While the models in the package AixLib.Fluid.Movers allow full customization, preconfigured models that use the same underlying physical equations are available in the package AixLib.Fluid.Movers.Preconfigured. The models in AixLib.Fluid.Movers can also be parameterized with the data records from AixLib.Fluid.Movers.Data.
A detailed description of the fan and pump models can be found in Wetter (2013). The models are implemented as described in this paper, except that equation (20) is no longer used. The reason is that the transition (24) caused the derivative
d Δp(r(t), V(t)) ⁄ d r(t)
to have an inflection point in the regularization region r(t) ∈ (δ/2, δ). This caused some models to not converge. To correct this, for r(t) < δ, the term V(t) ⁄ r(t) in (16) has been modified so that (16) can be used for any value of r(t).
Below, the models are briefly described.
The models use performance curves that compute pressure rise, electrical power draw and efficiency as a function of the volume flow rate and the speed. The following performance curves are implemented:
Independent variable | Dependent variable | Record for performance data | Function |
---|---|---|---|
Volume flow rate | Pressure | flowParameters | pressure |
Volume flow rate | Efficiency (hydraulic or motor) |
efficiencyParameters | efficiency |
Motor part load ratio | Motor efficiency* | efficiencyParameters_yMot | efficiency_yMot |
Volume flow rate | Power** | powerParameters | power |
Notes (applicable to AixLib.Fluid.Movers.FlowControlled_dp and AixLib.Fluid.Movers.FlowControlled_m_flow):
These performance curves are implemented in AixLib.Fluid.Movers.BaseClasses.Characteristics, and are used in the performance records in the package AixLib.Fluid.Movers.Data. The package AixLib.Fluid.Movers.Data contains different data records.
The model AixLib.Fluid.Movers.SpeedControlled_y takes as an input a control signal between 0 and 1. From this input and the current flow rate, they compute the pressure rise. This pressure rise is computed using a user-provided list of operating points that defines the fan or pump curve at full speed.

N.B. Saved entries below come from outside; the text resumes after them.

# lidq92/LBDRN-MSIC

Hardware: AMD Instinct MI355X
Metric: Mpixels/s encode+decode (and bpp/PSNR parity) on D2/K5/bc64/nl2 (higher is better)
Workload: dtype f32; 1 GPU; synthetic 8-band 2048x2048 uint16 tile per step, K=5 D=2 bc=64 nl=2 bs=8192 e=10 (BASELINE.json configs[1] by default); encode fit + 16-bit weight truncation + decode; tiles_per_gpu=50, tiles_in_flight_per_gpu=4, tiles_per_launch=2, parallelism=image-sharded x1

## Files before the change

lbdrn-msic_amd/csrc/cabi.hip:

```cpp
#include <string>

#include "common.hpp"

namespace lbdrn {
const char* last_error();
bool mfma_train_supported(const lbdrn_geom& g, const lbdrn_net& net, int bs = 0);
int mfma_train_step_features(const lbdrn_geom& g, const lbdrn_net& net);
bool mfma_train_takes_groups(const lbdrn_geom& g, const lbdrn_net& net);
size_t mfma_train_workspace(const lbdrn_geom& g, const lbdrn_net& net, int bs);
int mfma_train_prepare(const lbdrn_geom& g, const lbdrn_net& net, const uint16_t* img,
                       const uint16_t* msb, int bs, void* ws, size_t ws_bytes, hipStream_t s);
int mfma_train_epoch(const lbdrn_geom& g, const lbdrn_net& net, const uint16_t* img,
                     const uint16_t* msb, const int64_t* perm, int64_t n, int bs, float* params,
                     float* m, float* v, int64_t step0, double lr, float* losses, void* ws,
                     size_t ws_bytes, hipStream_t s, bool alone);
int train_profile_mode(int mode);
size_t randperm_workspace(int64_t n, int count);
size_t plane_bound(int C, int H, int W);
size_t plane_workspace(int C, int H, int W);
int plane_encode(const uint16_t* planes, int C, int H, int W, void* body, size_t body_cap, uint64_t* body_bytes,
                 void* ws, size_t ws_bytes, hipStream_t s);
int plane_decode(const void* body, size_t body_bytes, int C, int H, int W, uint16_t* planes, int* status, void* ws,
                 size_t ws_bytes, hipStream_t s);
int64_t mt19937_jump_poly(int segment, uint32_t* out);
// ... 163 lines not shown
    if (check_geom(g) || check_net(net)) return 0;
    size_t a = generic_apply_workspace(*g, *net);
    size_t b = mfma_apply_supported(*g, *net) ? mfma_apply_workspace(*g, *net) : 0;
    return a > b ? a : b;
}

static int pick_apply(const lbdrn_geom* g, const lbdrn_net* net, int32_t path, bool* use_mfma)
{
    const bool ok = mfma_apply_supported(*g, *net);
    if (path == LBDRN_PATH_MFMA && !ok) {
        set_error("fused MFMA apply kernel does not support bc=%d nl=%d C=%d D=%d", net->bc, net->nl,
                  net->C, g->D);
        return LBDRN_E_UNSUPPORTED;
    }
    LBDRN_REQUIRE(path >= LBDRN_PATH_AUTO && path <= LBDRN_PATH_MFMA, "unknown path %d", path);
    *use_mfma = ok && path != LBDRN_PATH_GENERIC;
    return 0;
}

int lbdrn_decode_fused(const lbdrn_geom* g, const lbdrn_net* net, const uint16_t* msb,
                       const float* params, uint16_t* out, float* y_out, void* workspace,
                       size_t workspace_bytes, int32_t path, void* stream)
{
    if (int rc = check_geom(g)) return rc;
    if (int rc = check_net(net)) return rc;
    if (int rc = net_matches(g, net)) return rc;
    LBDRN_REQUIRE(msb && params && out, "msb, params and out must not be null");
    NEED_DEVICE();
    bool use_mfma = false;
    if (int rc = pick_apply(g, net, path, &use_mfma)) return rc;
    if (int rc = workspace_fits("apply", workspace, workspace_bytes, lbdrn_apply_workspace(g, net))) return rc;
    if (use_mfma)
        return mfma_decode(*g, *net, msb, params, out, y_out, workspace, workspace_bytes, (hipStream_t)stream);
    return generic_decode(*g, *net, msb, params, out, y_out, workspace, workspace_bytes, (hipStream_t)stream);
}

int lbdrn_eval_sse(const lbdrn_geom* g, const lbdrn_net* net, const uint16_t* img, const uint16_t* msb,
                   const float* params, double* sse, void* workspace, size_t workspace_bytes,
                   int32_t path, void* stream)
{
    if (int rc = check_geom(g)) return rc;
    if (int rc = check_net(net)) return rc;
    if (int rc = net_matches(g, net)) return rc;
    LBDRN_REQUIRE(img && msb && params && sse, "img, msb, params and sse must not be null");
    NEED_DEVICE();
    const bool background = (path & LBDRN_EVAL_BACKGROUND) != 0, fast = (path & LBDRN_EVAL_FAST) != 0;
    const bool x16 = fast && (path & LBDRN_EVAL_X16) != 0;
    path &= ~(LBDRN_EVAL_BACKGROUND | LBDRN_EVAL_FAST | LBDRN_EVAL_X16);
    bool use_mfma = false;
    if (int rc = pick_apply(g, net, path, &use_mfma)) return rc;
    if (int rc = workspace_fits("apply", workspace, workspace_bytes, lbdrn_apply_workspace(g, net))) return rc;
    if (use_mfma)
        return mfma_eval_sse(*g, *net, img, msb, params, sse, workspace, workspace_bytes, background, fast, x16,
                             (hipStream_t)stream);
    return generic_eval_sse(*g, *net, img, msb, params, sse, workspace, workspace_bytes, (hipStream_t)stream);
}
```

For other speeds, similarity laws are used to scale the performance curves, as described in AixLib.Fluid.Movers.BaseClasses.Characteristics.pressure.
For example, suppose a pump needs to be modeled whose pressure versus flow relation crosses, at full speed, the points shown in the table below.
Volume flow rate [m3⁄s] | Head [Pa] |
---|---|
0.0003 | 45000 |
0.0006 | 35000 |
0.0008 | 15000 |
Then, a declaration would be
AixLib.Fluid.Movers.SpeedControlled_y pum( redeclare package Medium = Medium, per.pressure(V_flow={0.0003,0.0006,0.0008}, dp ={45,35,15}*1000)) "Circulation pump";
This will model the following pump curve for the pump input signal y=1
.
See AixLib.Fluid.Movers.Validation.PressureCurve for a small example that validates the pressure curve specification.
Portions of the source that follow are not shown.